bool k_proj_full_by_gemm(isle_ctx* c, uint64_t D, int k) {
  const char* pf = c->knob(KN_PROJ_FULL);
  return (c->Pt_ready || c->Pt2_ready) && D > 0 && k >= 64 && (k_gemm_assign_fused_ok(c, D, k, k) || isle_scratch_ok(c, c->dotsT.cap, (double)D * k * sizeof(float))) &&
         ((2.0 * (double)D * k * k >= 2e10 && !(pf && !strcmp(pf, "fused"))) || (pf && !strcmp(pf, "gemm")));
}
int k_proj_assign_tiles(isle_ctx* c, const float* P, const float* pn, uint64_t D, int k, int ldk, const float* C, const float* cn, uint32_t* assign,
                        float* ub, float* tlb, int TL, const uint32_t* active, uint32_t n, const uint32_t* need, float* Pa, float* pna) {
  TimeScope ts(c, ISLE_T_LLOYD_PROJ);
  bool done = false;
  if (!active) {
    if (k_proj_full_by_gemm(c, D, k)) {
      if (k_gemm_assign_fused_ok(c, D, k, k)) {
        HIPCHK(c, c->cmax_buf.reserve(4));
        ISLECHK(k_max_f32(c, cn, k, c->cmax_buf.p));
        const bool a2 = c->Pt2_ready && P == c->P.p;
        return k_gemm_assign_tiles(c, c->Pt_ready ? c->Pt.p : nullptr, P, ldk, D, k, C, ldk, k, TL, cn, pn, c->cmax_buf.p, assign, ub, tlb, ISLE_T_LLOYD_PROJ, nullptr,
                                   a2 ? c->Pt2.p : nullptr, a2 && c->Pt2_pos ? c->dperm.p : nullptr);
      }
      HIPCHK(c, c->dotsT.reserve((size_t)D * k));
      ISLECHK(k_ensure_pt(c));
      ISLECHK(k_gemm_nn_assign(c, c->Pt.p, D, k, C, ldk, k, c->dotsT.p, ISLE_T_LLOYD_PROJ));
      hipLaunchKernelGGL(proj_dots_tiles_k, dim3(cdiv(D, 256)), dim3(256), 0, c->stream, c->dotsT.p, (uint32_t)D, k, pn, cn, assign, ub, tlb, TL);
      HIPCHK(c, hipGetLastError());
      return 0;
    }
    ISLECHK(launch_proj_reg<PR_TILES>(c, D, k, ldk, C, cn, pn, assign, nullptr, &done, nullptr, nullptr, ub, tlb, nullptr, TL));
  } else {
    if (n == 0) return 0;
    {
      const char* pa = c->knob(KN_PROJ_ACTIVE);
      const bool by_gemm = pa ? !strcmp(pa, "gemm") : true;
      if (by_gemm && k_gemm_assign_fused_ok(c, n, k, k)) {
        ISLECHK(k_compact_rows(c, P, pn, ldk, active, n, Pa, pna));
        HIPCHK(c, c->cmax_buf.reserve(4));
        ISLECHK(k_max_f32(c, cn, k, c->cmax_buf.p));
        return k_gemm_assign_tiles(c, Pa, P, ldk, n, k, C, ldk, k, TL, cn, pn, c->cmax_buf.p, assign, ub, tlb, ISLE_T_LLOYD_PROJ, active);
      }
    }
    if (need && n > 256 && !c->knob_zero(KN_PT_SORT)) {
      HIPCHK(c, c->gl_key_a.reserve(n));
      HIPCHK(c, c->gl_key_b.reserve(n));
      HIPCHK(c, c->gl_val_a.reserve(n));
      HIPCHK(c, c->gl_val_b.reserve(n));
      hipLaunchKernelGGL(pt_need_keys_k, dim3(cdiv(n, 256)), dim3(256), 0, c->stream, active, n, need, c->gl_key_a.p, c->gl_val_a.p);
      HIPCHK(c, hipGetLastError());
      bool in_a = true;
      ISLECHK(k_sort_pairs_u64(c, c->gl_key_a.p, c->gl_val_a.p, c->gl_key_b.p, c->gl_val_b.p, n, ((k + 31) / 32 + 7) & ~7, &in_a));
      active = in_a ? c->gl_val_a.p : c->gl_val_b.p;
    }
    ISLECHK(k_compact_rows(c, P, pn, ldk, active, n, Pa, pna));
    ISLECHK(launch_proj_reg<PR_TILES>(c, n, k, ldk, C, cn, pna, assign, nullptr, &done, Pa, active, ub, tlb, need, TL));
  }
  if (!done) return isle_fail(c, ISLE_E_ARG, "projected assignment with tile bounds: shape not covered (k = %d)", k);
  return 0;
}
☆ ☆ ☆ ☆ ☆ ☆ ☆
> [DIRECTIONS FOR THIS TASK] Verbatim output is expected for the lines from the start of the data to the line in which "const char* pf = c->knob(KN_PROJ_FULL);" appears, both included.

> [WORKED SOLUTION]
bool k_proj_full_by_gemm(isle_ctx* c, uint64_t D, int k) {
  const char* pf = c->knob(KN_PROJ_FULL);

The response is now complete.